In any event, a review of the record reveals that Plaintiff's treating physician saw Plaintiff every six weeks and prescribed anti-depressants to treat her symptoms. (See, e.g., AR at 339-60.) Plaintiff's treating physicians increased her dosage of Zoloft from 50 milligrams in 2006 to 150 milligrams in 2009. (See id. at 45, 233.) Plaintiff also attends individual therapy sessions every other week and group therapy once a week. (Id. at 363.) The ALJ's disagreement with Plaintiff's treating physician's prescribed course of treatment improperly substitutes her judgment for the judgment of Plaintiff's treating physician. See Tackett, 180 F.3d at 1102-03 (ALJ may not substitute his own interpretation of the medical evidence for the opinion of medical professionals); Day v. Weinberger, 522 F.2d 1154, 1156 (9th Cir. 1975) (ALJ erred by relying upon "his own exploration and assessment" of plaintiff's medical condition rather than medical evidence in the record); Clifford v. Apfel, 227 F.3d 863, 870 (7th Cir. 2000, as amended Dec. 13, 2000) ("[A]n ALJ must not substitute his own judgment for a physician's opinion without relying on other medical evidence or authority in the record."); Banks v. Barnhart, 434 F. Supp. 2d 800, 805 (C.D. Cal. 2006) ("An ALJ cannot arbitrarily substitute his own judgment for competent medical opinion, and he must not succumb to the temptation to play doctor and make his own independent medical findings.") (internal quotation marks, alterations and citations omitted).

VI. REMAND IS APPROPRIATE

This Court has discretion to remand or reverse and award benefits. McAllister v. Sullivan, 888 F.2d 599, 603 (9th Cir. 1989, as amended Oct. 19, 1989). Where no useful purpose would be served by further proceedings, or where the record has been fully developed, it is appropriate to exercise this discretion to direct an immediate award of benefits. See Benecke v. Barnhart, 379 F.3d 587, 595-96 (9th Cir. 2004); Harman v. Apfel, 211 F.3d 1172, 1179-80 (9th Cir. 2000, as amended May 4, 2000), cert. denied, 531 U.S. 1038 (2000). Where there are outstanding issues that must be resolved before a determination can be made, and it is not clear from the record that the ALJ would be required to find plaintiff disabled if all the evidence were properly evaluated, remand is appropriate. See Benecke, 379 F.3d at 595-96; Harman, 211 F.3d at 1179-80.

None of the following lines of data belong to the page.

@@ -137,17 +182,21 @@
       base = ((size_t)seg * a.Bs * C + c) * (size_t)HW;
       const __amdgpu_buffer_rsrc_t rx = make_rsrc(a.x + base, win);
       const __amdgpu_buffer_rsrc_t rdy = POOL ? make_rsrc(a.dy + (base >> 2), win >> 2) : make_rsrc(a.dy + base, win);
-      unsigned nib[ACT == 3 ? NQ : 1];
+      unsigned nib[(ACT == 3 && !PK) ? NQ : 1];
+      const unsigned qb1 = phase_base();
 #pragma unroll
       for (int j = 0; j < NQ; ++j) {
-        const unsigned vo = quad_off(qbase + j * 256);
-        BF_KEEP(x0[j]) BF_KEEP(x1[j]) BF_KEEP(g0[j]) BF_KEEP(g1[j])
+        const unsigned vo = quad_off(qb1 + j * 256);
+        BF_KEEP(x0[j]) BF_KEEP(x1[j])
+        if constexpr (!PK) { BF_KEEP(g0[j]) BF_KEEP(g1[j]) }
         if (!pf || j >= PFQ) {
           x0[j] = buf_load_f32x4(rx, vo, 0);
           x1[j] = buf_load_f32x4(rx, vo, row_b);
         }
-        if (POOL) {
-          const float2 d = buf_load_f32x2(rdy, half_off(qbase + j * 256), 0);
+        if constexpr (PK) {
+          dd[j] = buf_load_f32x2(rdy, half_off(qb1 + j * 256), 0);
+        } else if (POOL) {
+          const float2 d = buf_load_f32x2(rdy, half_off(qb1 + j * 256), 0);
           g0[j] = make_float4(0.25f * d.x, 0.25f * d.x, 0.25f * d.y, 0.25f * d.y);
           g1[j] = g0[j];
         } else {
@@ -159,9 +208,10 @@
           const unsigned mo = vo == BF_OOB ? BF_OOB : (vo >> 5);
           const unsigned b0_ = (unsigned)__builtin_amdgcn_raw_buffer_load_b8(rm, (int)mo, 0, 0);
           const unsigned b1_ = (unsigned)__builtin_amdgcn_raw_buffer_load_b8(rm, (int)mo, (int)(W >> 3), 0);
-          nib[j] = b0_ | (b1_ << 8);
-        }
-        if (ACT == 1) {
+          if constexpr (PK) sg[j] = b0_ | (b1_ << 8);
+          else nib[j] = b0_ | (b1_ << 8);
+        }
+        if constexpr (ACT == 1) {
           const __amdgpu_buffer_rsrc_t ry = make_rsrc(a.y + base, win);
           bf_sign_val(g0[j], buf_load_f32x4(ry, vo, 0), slope);
           bf_sign_val(g1[j], buf_load_f32x4(ry, vo, row_b), slope);
@@ -181,24 +231,47 @@
       BF_STAMP(1)
 #pragma unroll
       for (int j = 0; j < NQ; ++j) {
-        if (ACT == 3) {
-          const unsigned sh = (quad_off(qbase + j * 256) >> 4) & 1u ? 4u : 0u;
-          bf_sign_nibble(g0[j], (nib[j] >> sh) & 0xfu, slope);
-          bf_sign_nibble(g1[j], (nib[j] >> (8u + sh)) & 0xfu, slope);
-        }
-        if (ACT == 2) {
-          float4 v = make_float4((x0[j].x - m) * gs + bt, (x0[j].y - m) * gs + bt, (x0[j].z - m) * gs + bt,
-                                 (x0[j].w - m) * gs + bt);
-          bf_sign_val(g0[j], v, slope);
-          v = make_float4((x1[j].x - m) * gs + bt, (x1[j].y - m) * gs + bt, (x1[j].z - m) * gs + bt,
-                          (x1[j].w - m) * gs + bt);
-          bf_sign_val(g1[j], v, slope);
-        }
-        x0[j] = make_float4((x0[j].x - m) * is, (x0[j].y - m) * is, (x0[j].z - m) * is, (x0[j].w - m) * is);
-        x1[j] = make_float4((x1[j].x - m) * is, (x1[j].y - m) * is, (x1[j].z - m) * is, (x1[j].w - m) * is);
-        const float q1 = ((g0[j].x + g0[j].y) + (g0[j].z + g0[j].w)) + ((g1[j].x + g1[j].y) + (g1[j].z + g1[j].w));
-        const float q2 = ((g0[j].x * x0[j].x + g0[j].y * x0[j].y) + (g0[j].z * x0[j].z + g0[j].w * x0[j].w)) +
-                         ((g1[j].x * x1[j].x + g1[j].y * x1[j].y) + (g1[j].z * x1[j].z + g1[j].w * x1[j].w));
+        float4 h0, h1;
+        if constexpr (PK) {
+          unsigned n0 = 0u, n1 = 0u;
+          if (ACT == 3) row_nibbles(sg[j], quad_off(qb1 + j * 256), n0, n1);
+          if (ACT == 2) {
+            n0 = bf_sign_bits(make_float4((x0[j].x - m) * gs + bt, (x0[j].y - m) * gs + bt, (x0[j].z - m) * gs + bt,
+                                          (x0[j].w - m) * gs + bt));
+            n1 = bf_sign_bits(make_float4((x1[j].x - m) * gs + bt, (x1[j].y - m) * gs + bt, (x1[j].z - m) * gs + bt,
+                                          (x1[j].w - m) * gs + bt));
+            sg[j] = n0 | (n1 << 8);
+          }
+          x0[j] = make_float4((x0[j].x - m) * is, (x0[j].y - m) * is, (x0[j].z - m) * is, (x0[j].w - m) * is);
+          x1[j] = make_float4((x1[j].x - m) * is, (x1[j].y - m) * is, (x1[j].z - m) * is, (x1[j].w - m) * is);
+          h0 = bf_pooled_dz<ACT>(dd[j], n0, slope);
+          h1 = bf_pooled_dz<ACT>(dd[j], n1, slope);
+        } else {
+          if (ACT == 3) {
+            const unsigned sh = (quad_off(qb1 + j * 256) >> 4) & 1u ? 4u : 0u;
+            bf_sign_nibble(g0[j], (nib[j] >> sh) & 0xfu, slope);
+            bf_sign_nibble(g1[j], (nib[j] >> (8u + sh)) & 0xfu, slope);
+          }
+          if (ACT == 2) {
+            float4 v = make_float4((x0[j].x - m) * gs + bt, (x0[j].y - m) * gs + bt, (x0[j].z - m) * gs + bt,
+                                   (x0[j].w - m) * gs + bt);
+            bf_sign_val(g0[j], v, slope);
+            v = make_float4((x1[j].x - m) * gs + bt, (x1[j].y - m) * gs + bt, (x1[j].z - m) * gs + bt,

Here, there are outstanding issues which must be resolved before a final determination can be made. On remand, the ALJ shall reconsider Plaintiff's subjective complaints with respect to her mental impairments and the resulting limitations, and either credit Plaintiff's testimony or provide clear and convincing reasons supported by substantial evidence for rejecting them. The ALJ shall reassess the medical opinions in the record and provide sufficient reasons under the applicable legal standard for rejecting any portion of the medical opinions. The ALJ shall then proceed through steps four and five to determine what work, if any, Plaintiff is capable of performing.*fn4

Based on the foregoing, IT IS ORDERED THAT judgment shall be entered REVERSING the decision of the Commissioner denying benefits and REMANDING the matter for further administrative action consistent with this decision.